The failure to find WMD still ranks as a significant weakness in the administration's case for war. But the Libyan decision has changed the terms of that debate. One of the central problems with the administration's approach - underlined by the failure to find WMD in Iraq - was that the threat of pre-emptive action appeared to raise the risk that countries would develop such weapons, especially of the nuclear variety. If you were an ambitious and unscrupulous dictator, ownership of the deadliest material seemed a sure way of guaranteeing that the US would not attack you.

But Libya may have demonstrated something different - that the US action against Iraq has produced a willingness to co-operate elsewhere. Some have argued that Libya's response has more to do with Colonel Muammer Gadaffi's attempts to repair relationships with the west in the past few years. There may be something to this view but it has problems: first, the timing of the Libyan leader's move, just as the Iraq war was starting; second, the fact that he chose to discuss his intentions with the US and Britain, not the United Nations; and third, and most important, the fact that he had been developing WMD for several years - not exactly the best way to ingratiate himself with the west. Why change now?

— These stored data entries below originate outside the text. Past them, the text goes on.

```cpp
size_t mvr_hash_table_bytes(int64_t M);
size_t mvr_voxelize_workspace_bytes(int64_t n);
int mvr_voxelize(const float* xyz, const int64_t* frag_off, int B, int64_t n, double voxel, void* workspace,
                 size_t workspace_bytes, int32_t* coords_out, int64_t* sel_out, int64_t* counts_out,
                 mvr_stream_t stream);
int mvr_voxelize_f64(const double* xyz, const int64_t* frag_off, int B, int64_t n, double voxel, void* workspace,
                     size_t workspace_bytes, int32_t* coords_out, int64_t* sel_out, int64_t* counts_out,
                     mvr_stream_t stream);
size_t mvr_voxelize_hint_workspace_bytes(int64_t n, int64_t distinct_hint);
int mvr_voxelize_hint(const float* xyz, const int64_t* frag_off, int B, int64_t n, double voxel,
                      int64_t distinct_hint, void* ws, size_t ws_bytes, int32_t* coords_out, int64_t* sel_out,
                      int64_t* counts_out, mvr_stream_t stream);
size_t mvr_coords_downsample_workspace_bytes(int64_t M);
int mvr_coords_downsample(const int32_t* coords, int64_t M, int B, int stride_out, void* workspace,
                          size_t workspace_bytes, int32_t* coords_out, int64_t* counts_out, mvr_stream_t stream);
int mvr_hash_build(const int32_t* coords, int64_t M, void* table, size_t table_bytes, mvr_stream_t stream);
int mvr_hash_build_lattice(const int32_t* coords, int64_t M, int stride, void* table, size_t table_bytes,
                           mvr_stream_t stream);
int mvr_kernel_map(const int32_t* out_coords, int64_t Mout, const void* in_table, size_t in_table_bytes, int ksize,
                   int step, int transposed, int32_t* nbr, mvr_stream_t stream);
int mvr_kernel_map_x(const int32_t* out_coords, int64_t Mout, const void* in_table, size_t in_table_bytes, int ksize,
                     int step, int transposed, int32_t* nbr, const int32_t* row_order, mvr_stream_t stream);
int mvr_kernel_map_sym(const int32_t* coords, int64_t M, const void* table, size_t table_bytes, int step, int32_t* nbr,
                       mvr_stream_t stream);
int mvr_kernel_map_transpose(const int32_t* src, int64_t Ms, int K, int32_t* dst, int64_t Md, mvr_stream_t stream);
size_t mvr_kernel_map_order_bytes(int64_t Mout);
int mvr_kernel_map_order(const int32_t* nbr, const int32_t* out_coords, int step, int64_t Mout, int K, int32_t* perm,
                         void* workspace, size_t workspace_bytes, mvr_stream_t stream);
size_t mvr_kernel_map_orders_bytes(int64_t total);
int mvr_kernel_map_orders(int n_maps, const int32_t* const* nbr, const int32_t* const* out_coords, const int* steps,
                          const int64_t* Mo, int K, int32_t* perm_out, void* workspace, size_t workspace_bytes,
                          mvr_stream_t stream);
size_t mvr_radix_sort_pairs_bytes(int64_t n);
int mvr_radix_sort_pairs(const uint64_t* keys, const int32_t* vals, int64_t n, int bits, int32_t* vals_out,
                         void* workspace, size_t workspace_bytes, mvr_stream_t stream);
int mvr_spconv(const float* in, int64_t ldin, int Cin, const int32_t* nbr, const int32_t* perm, int K, int64_t Mout,
               const float* W, int Cout, const float* bias, mvr_bn_p bn, float bn_eps, const float* res,
               int64_t ldres, int relu, float* out, int64_t ldout, const void* wimg, int32_t* range_flag,
               mvr_stream_t stream);
int mvr_spconv_x(const float* in, int64_t ldin, int Cin, const int32_t* nbr, const int32_t* perm, int K, int64_t Mout,
                 const float* W, int Cout, const float* bias, mvr_bn_p bn, float bn_eps, const float* res,
                 int64_t ldres, int relu, float* out, int64_t ldout, const void* wimg, int32_t* range_flag,
                 const uint16_t* in_planes, uint16_t* out_planes, mvr_stream_t stream);
size_t mvr_spconv_wimage_bytes(int K, int Cin, int Cout);
int mvr_spconv_wimage(const float* W, int K, int Cin, int Cout, void* img, size_t bytes, mvr_stream_t stream);
size_t mvr_brick_map_bytes(int64_t M);
int mvr_brick_map_build(const int32_t* coords, int64_t M, void* workspace, size_t workspace_bytes,
                        mvr_stream_t stream);
int mvr_brick_map_build_stride(const int32_t* coords, int64_t M, int stride, void* workspace, size_t workspace_bytes,
                               mvr_stream_t stream);
int mvr_spconv_c1(const int32_t* out_coords, int64_t Mout, const void* in_bricks, int64_t Min, size_t in_bricks_bytes,
                  const float* feat, int ksize, int step, const float* W, int Cout, mvr_bn_p bn, float bn_eps,
                  int relu, float* out, int64_t ldout, mvr_stream_t stream);
int mvr_spconv_c1_x(const int32_t* out_coords, int64_t Mout, const void* in_bricks, int64_t Min,
                    size_t in_bricks_bytes, const float* feat, int ksize, int step, const float* W, int Cout,
                    mvr_bn_p bn, float bn_eps, int relu, float* out, int64_t ldout, uint16_t* out_planes,
                    mvr_stream_t stream);
int mvr_l2norm_rows(float* x, int64_t M, int C, int64_t ld, mvr_stream_t stream);

int mvr_sample_rand_mt19937(uint32_t* key, int32_t* pos, const int64_t* counts, int B, int tgt, int64_t* out,
                            int64_t* ws);

int mvr_prof_set(int on);
int mvr_prof_mask(unsigned mask);
int mvr_prof_get(int kind, double* ms, long long* launches, double* flops, double* bytes);
int mvr_prof_seq(int* kinds, double* bytes, int cap);
int mvr_source_hash(char* buf, size_t cap);

#ifdef __cplusplus
}
#endif
#endif
```

Before: 10620 pairs/s.

## Use 32-bit buffer-resource loads with precomputed byte offsets in sparse conv

Adds a sparse-conv kernel variant that stores each neighbour index as a premultiplied byte offset, with INT_MIN marking a missing neighbour. Input and weight-image gathers go through AMD buffer resource loads, which return zero for out-of-range offsets, so the 64-bit address arithmetic and the per-step zero-pointer select are no longer needed. The active-kernel list is walked with an incremental bitmask iterator, which drops the klist shared-memory build and one block barrier. The variant is chosen only when the input row count is passed and the tensor sizes fit in 31-bit offsets. It adds a new entry point and a force flag that falls back to the old path.

```diff
diff --git a/3d_multiview_reg_amd/csrc/knobs.hpp b/3d_multiview_reg_amd/csrc/knobs.hpp
--- a/3d_multiview_reg_amd/csrc/knobs.hpp
+++ b/3d_multiview_reg_amd/csrc/knobs.hpp
@@ -18,7 +18,8 @@
   FORCE_POOL_NOSPLIT = 4,
   FORCE_UNPOOL8 = 5,
   FORCE_ROW_LAYOUT = 6,
-  FORCE_COUNT = 7
+  FORCE_SPCONV_ADDR64 = 7,
+  FORCE_COUNT = 8
 };
 extern int g_force[FORCE_COUNT];
 
diff --git a/3d_multiview_reg_amd/csrc/spconv.hip b/3d_multiview_reg_amd/csrc/spconv.hip
--- a/3d_multiview_reg_amd/csrc/spconv.hip
+++ b/3d_multiview_reg_amd/csrc/spconv.hip
@@ -1,3 +1,5 @@
+
+#include <climits>
 
 #include "common.hpp"
 #include "knobs.hpp"
@@ -22,6 +24,7 @@
   int* range; const int* guard; int epoch;
   const uint16_t* inp;
   uint16_t* outp;
+  uint32_t in_bytes;
 };
 
 constexpr int SP_KMAX = 32;
@@ -53,6 +56,9 @@
 #ifndef SPBX_WBUF
 #define SPBX_WBUF 1
 #endif
+#ifndef SPBX_GBUF
+#define SPBX_GBUF 1
+#endif
 #ifndef SPBX_NS32
 #define SPBX_NS32 3
 #endif
@@ -72,7 +78,7 @@
 #define SPBX_PS_NS128 2
 #endif
 
-template <int TN, int NS, int H, int PS>
+template <int TN, int NS, int H, int PS, int BO>
 __global__ __launch_bounds__(256, 2) void spconv_bx_kernel(SpArgs a, const uint16_t* __restrict__ wimg, int64_t CoutP,
                                                            const float* __restrict__ isc) {
   using namespace bx;
@@ -128,10 +134,12 @@
         ++row;
       }
     }
+    const int rowb = (int)a.ldin * (PS ? 6 : 4);
     unsigned m = 0;
 #pragma unroll
     for (int i = 0; i < EMAX; ++i) {
       if (rs[i] < TM) {
+        if (BO) vv[i] = vv[i] >= 0 ? vv[i] * rowb : INT_MIN;
         nb[rs[i]][ks[i]] = vv[i];
         if (vv[i] >= 0) m |= 1u << ks[i];
       }
@@ -141,10 +149,14 @@
     if (lane == 0) wmask[w] = m;
   }
   __syncthreads();
-  const unsigned kmask = wmask[0] | wmask[1] | wmask[2] | wmask[3];
-  if (tid < K && ((kmask >> tid) & 1u)) klist[__popc(kmask & ((1u << tid) - 1u))] = tid;
+  unsigned kmask = wmask[0] | wmask[1] | wmask[2] | wmask[3];
+  if (BO) {
+    kmask = (unsigned)__builtin_amdgcn_readfirstlane((int)kmask);
+  } else {
+    if (tid < K && ((kmask >> tid) & 1u)) klist[__popc(kmask & ((1u << tid) - 1u))] = tid;
+  }
   const int nk = __popc(kmask);
-  __syncthreads();
+  if (!BO) __syncthreads();
 
   const int nci = (a.Cin + SB_K - 1) / SB_K;
   const int steps = nk * nci;
@@ -157,7 +169,52 @@
     bf16x8 pv[PS ? 2 : 1][PS ? 3 : 1];
     f32x4 bq[GPT];
   };
-  auto load_a = [&](int s, ASet& A) {
+  unsigned lrem = kmask;
+  int lk = kmask ? __builtin_ctz(kmask) : 0, lcb = 0;
+  const int hb = (PS ? 16 : 32) * h;
+  const int wstep = NPL * (int)CoutP * SB_BST * 2;
+  const void* gbase = PS ? (const void*)a.inp : (const void*)a.in;
+  const __amdgpu_buffer_rsrc_t rin =
+      __builtin_amdgcn_make_buffer_rsrc(const_cast<void*>(gbase), (short)0, (int)a.in_bytes, 0x00020000);
+  const __amdgpu_buffer_rsrc_t rwi = __builtin_amdgcn_make_buffer_rsrc(
+      const_cast<char*>(reinterpret_cast<const char*>(wimg)) + (int64_t)c0 * SB_BST * 2, (short)0, 0x7fffffff,
+      0x00020000);
+  int woff[GPT];
+#pragma unroll
+  for (int i = 0; i < GPT; ++i) {
+    const int g = min(tid + 256 * i, BG - 1);
+    const int pl = g / (TN * 5), wi = g - pl * (TN * 5);
+    woff[i] = pl * (int)CoutP * SB_BST * 2 + wi * 16;
+  }
+  auto load_a = [&](int s, ASet& A, const FragT<H>* fa = nullptr) {
+    if (BO) {
+      int off = nb[row][lk];
+      if (!PS && fa) asm volatile("" : "+v"(off) : "v"(fa[0].p[NPL - 1]), "v"(fa[1].p[NPL - 1]));
+      const int vo = off + hb;
+      if (PS) {
+#pragma unroll
+        for (int st = 0; st < 2; ++st)
+#pragma unroll
+          for (int pl = 0; pl < 3; ++pl)
+            A.pv[st % (PS ? 2 : 1)][pl % (PS ? 3 : 1)] = __builtin_bit_cast(
+                bf16x8, __builtin_amdgcn_raw_buffer_load_b128(rin, vo + 32 * st, pl * (int)a.ldin * 2 + lcb * SB_K * 2, 0));
+      } else {
+#pragma unroll
+        for (int q = 0; q < 4; ++q)
+          A.v[q % (PS ? 1 : 4)] = __builtin_bit_cast(
+              float4, __builtin_amdgcn_raw_buffer_load_b128(rin, vo + 64 * (q >> 1) + 16 * (q & 1), lcb * SB_K * 4, 0));
+      }
+      const int ws = (lk * nci + lcb) * wstep;
+#pragma unroll
+      for (int i = 0; i < GPT; ++i)
+        A.bq[i] = __builtin_bit_cast(f32x4, __builtin_amdgcn_raw_buffer_load_b128(rwi, woff[i], ws, 0));
+      const unsigned nrem = lrem & (lrem - 1);
+      const bool inblk = lcb + 1 < nci, next = !inblk && nrem != 0;
+      lcb = inblk ? lcb + 1 : (next ? 0 : lcb);
+      lrem = next ? nrem : lrem;
+      lk = next ? __builtin_ctz(nrem) : lk;
+      return;
+    }
     if (s >= steps) s = steps - 1;
     const int k = klist[s / nci];
     const int ci0 = (s % nci) * SB_K;
@@ -255,14 +312,14 @@
       SPSTAMP(1);
       if (s + 1 < steps) store_b(An, cur ^ 1);
       SPSTAMP(2);
-      const FragT<H> fa0 = frag_a(A, 0), fa1 = frag_a(A, 1);
+      const FragT<H> faq[2] = {frag_a(A, 0), frag_a(A, 1)};
       SPSTAMP(3);
-      load_a(s + NS, A);
+      load_a(s + NS, A, faq);
       SPSTAMP(4);
       const uint16_t* Bq = Bs[cur];
 #pragma unroll
       for (int st = 0; st < 2; ++st) {
-        const FragT<H>& fa = st ? fa1 : fa0;
+        const FragT<H>& fa = faq[st];
 #pragma unroll
         for (int j = 0; j < NJ; ++j) {
           const uint16_t* bp = Bq + (32 * j + l32) * SB_BST + 16 * st + 8 * h;
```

So, just as proponents of military action in Iraq said it would, the war intended to pre-empt Iraqi terrorism may have been more successful in pre-empting other regimes'. The fates of Col Gadaffi and Mr Hussein may serve as a useful jolt to other states with WMD capabilities or intentions.

Diplomatic achievements in December have also been seized on by the Bush administration to buttress its case that its aggressive action in Iraq was successful. The efforts of James Baker, former secretary of state, to get France, Germany and Russia to forgive Iraq's debts have yielded some early successes. And the Iranian decision to agree to international inspections would not have happened without the powerful example of what had happened in neighbouring Iraq.

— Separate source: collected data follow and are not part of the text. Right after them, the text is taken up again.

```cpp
typedef __bf16 koaf_bf16x2 __attribute__((ext_vector_type(2)));
__device__ __forceinline__ v4f widen_bf16x4(unsigned lo, unsigned hi) {
    return (v4f){__uint_as_float(lo << 16), __uint_as_float(lo & 0xffff0000u), __uint_as_float(hi << 16), __uint_as_float(hi & 0xffff0000u)};
}
__device__ __forceinline__ uint2 round_bf16x4(v4f v) {
    typedef float v2f_ __attribute__((ext_vector_type(2)));
    const unsigned a = __builtin_bit_cast(unsigned, __builtin_convertvector((v2f_){v[0], v[1]}, koaf_bf16x2));
    const unsigned b = __builtin_bit_cast(unsigned, __builtin_convertvector((v2f_){v[2], v[3]}, koaf_bf16x2));
    return make_uint2(a, b);
}
template <bool H>
__device__ __forceinline__ v4f load4_nt(const float* p, int64_t off) {
    if constexpr (!H) return __builtin_nontemporal_load((const v4f*)(p + off));
    else {
        const unsigned short* q = reinterpret_cast<const unsigned short*>(p) + off;
        const unsigned lo = __builtin_nontemporal_load((const unsigned*)q), hi = __builtin_nontemporal_load((const unsigned*)q + 1);
        return widen_bf16x4(lo, hi);
    }
}
template <bool H>
__device__ __forceinline__ void store4_nt(float* p, int64_t off, v4f v) {
    if constexpr (!H) __builtin_nontemporal_store(v, (v4f*)(p + off));
    else {
        const uint2 u = round_bf16x4(v);
        unsigned* q = (unsigned*)(reinterpret_cast<unsigned short*>(p) + off);
        __builtin_nontemporal_store(u.x, q);
        __builtin_nontemporal_store(u.y, q + 1);
    }
}

template <bool H>
__device__ __forceinline__ v4f load4(const float* p, int64_t off) {
    if constexpr (!H) return *(const v4f*)(p + off);
    else {
        const uint2 u = *(const uint2*)(reinterpret_cast<const unsigned short*>(p) + off);
        return widen_bf16x4(u.x, u.y);
    }
}
template <bool H>
__device__ __forceinline__ void store4(float* p, int64_t off, v4f v) {
    if constexpr (!H) *(v4f*)(p + off) = v;
    else *(uint2*)(reinterpret_cast<unsigned short*>(p) + off) = round_bf16x4(v);
}
```

### oaprogressionmmf_amd/csrc/koaf_conv.hip

```cpp
#include <string.h>
#include "koaf_common.h"
#include <stdlib.h>

namespace {

inline void zero_gemm(KoafGemm* g) { *g = KoafGemm{}; g->alpha = 1.f; g->nb0 = g->nb1 = 1; g->splitk = 1; }

inline int conv_out(int H, int K, int s, int p) { return (H + 2 * p - K) / s + 1; }

inline int64_t rup32(int64_t v) { return (v + 31) / 32 * 32; }

inline void set_fimg(KoafGemm* g, const KoafWImg* w, int R, int64_t K) {
    g->fmt = 1;
    g->A.fscale = KOAF_ACT_SCALE;
    g->B.amax = w->amax;
    if (!w->f) return;
    g->B.kind = 2; g->B.gather = 0;
    g->B.planes = w->f; g->B.ld = rup32(K); g->B.plane_stride = (int64_t)R * g->B.ld;
}

inline void set_aplanes(KoafOperand* a, const uint16_t* planes, int64_t plane_elems) {
    a->kind = 2; a->planes = planes; a->plane_stride = plane_elems; a->zeros = planes + 2 * plane_elems;
    a->ptr = nullptr; a->ptr2 = nullptr; a->tf = 0; a->sc = a->sh = a->sc2 = nullptr;
}
// ... 95 lines not shown
            if (oy < OH) {
                if (ox < OW) put((((int64_t)n * OH + oy) * OW + ox) * 64 + co, a0);
                if (ox + 1 < OW) put((((int64_t)n * OH + oy) * OW + ox + 1) * 64 + co, a1);
            }
        }
    }
    if constexpr (ST) {
        __shared__ float sred[2][ST_TH][64];
        sred[0][pg][co] = s1;
        sred[1][pg][co] = s2;
        __syncthreads();
        if (pg < 2) {
            float a = 0.f;
#pragma unroll
            for (int g = 0; g < ST_TH; ++g) a += sred[pg][g][co];
            part[((int64_t)blockIdx.x * 2 + pg) * 64 + co] = a;
        }
    }
}
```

Of course, these events in Libya, Iraq and Iran may also represent a softening of US policy. They suggest that painstaking diplomacy also produces positive results. The mission of Mr Baker especially may point to a change of approach by the US, perhaps stepping away from its hard-line approach towards adversaries as well as allies.

But Mr Bush's backers say that their approach always involved the carrot as well as the stick and that it was a crude caricature to describe it as the use of force alone. Indeed, they add, without firm US leadership in the face of opposition from the rest of the world an internationally agreed framework that helps stabilise the Middle East would not have been possible. Still, there are unmistakable signs of a slight thaw in US strategy.

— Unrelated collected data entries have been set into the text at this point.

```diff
+                                          : "+v"(qt), "+v"(cornert), "=&v"(tq) : "v"(na), "v"(qk), "v"(pk[K]));
+                                        double pk[PAIR_MAXC];
+#pragma unroll
+                                        for (int k = 0; k < PAIR_MAXC; ++k) pk[k] = prow[k * CW];
+                                        PARTLS_ROW(0, 4) PARTLS_ROW(1, 1) PARTLS_ROW(2, 1) PARTLS_ROW(3, 1) PARTLS_ROW(4, 1) PARTLS_ROW(5, 1)
+                                        PARTLS_ROW(6, 1) PARTLS_ROW(7, 1) PARTLS_ROW(8, 1) PARTLS_ROW(9, 1) PARTLS_ROW(10, 1) PARTLS_ROW(11, 1)
+                                        PARTLS_ROW(12, 1) PARTLS_ROW(13, 1) PARTLS_ROW(14, 1) PARTLS_ROW(15, 1)
+#undef PARTLS_ROW
                                     }
-                                    if (in_c) qt = s_pair[PAIR_MAXC + __builtin_popcount(cm & ((1u << kp) - 1u))];
+                                    if (in_c) qt = s_pair[PAIR_MAXC + kp];
+                                    STAMP(19);
                                     const bool bt = basic != in_c;
                                     const double fqt = qt * (double)(ft > 1 ? 1 : (ft < -1 ? -1 : ft));
                                     const bool bad2 = has_var && (bt ? ((ft == 0) || (fqt < -p.tol)) : (fqt > p.tol));
@@ -588,7 +602,7 @@
                                     left = __builtin_amdgcn_readfirstlane(left);
                                     if (!left) { record_twin(pair_partner(gi), cornert, qt, bt); tw = 0; }
                                 }
-                                STAMP(14);
+                                STAMP(20);
                             }
                         }
                         if (tw == 2) {
```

The third element of the Bush strategy also looks more plausible than it did in November. Mr Hussein's capture may not significantly weaken the insurgency but it seems certain to have given the US greater credibility with ordinary Iraqis. This may provide time to correct the mistakes made in the occupation of the past six months, and strengthen Iraqis' faith in the institutions of a free country.

The Libya example does, however, underscore one important contradiction in the Bush strategy. It may be necessary, in the cause of gaining co-operation on WMD, to strike deals with tyrants such as Col Gadaffi.

Nothing that has happened this month by itself offers vindication for the Bush foreign policy approach. Indeed, much could yet go wrong if Iraq deteriorated further, or North Korea or other states stepped up their proliferation efforts, or the US seemed more isolated in its efforts. But if the US is eventually successful in curbing the spread of WMD and building a more stable Middle East, the events of December 2003 will probably come to be seen as the turning-point.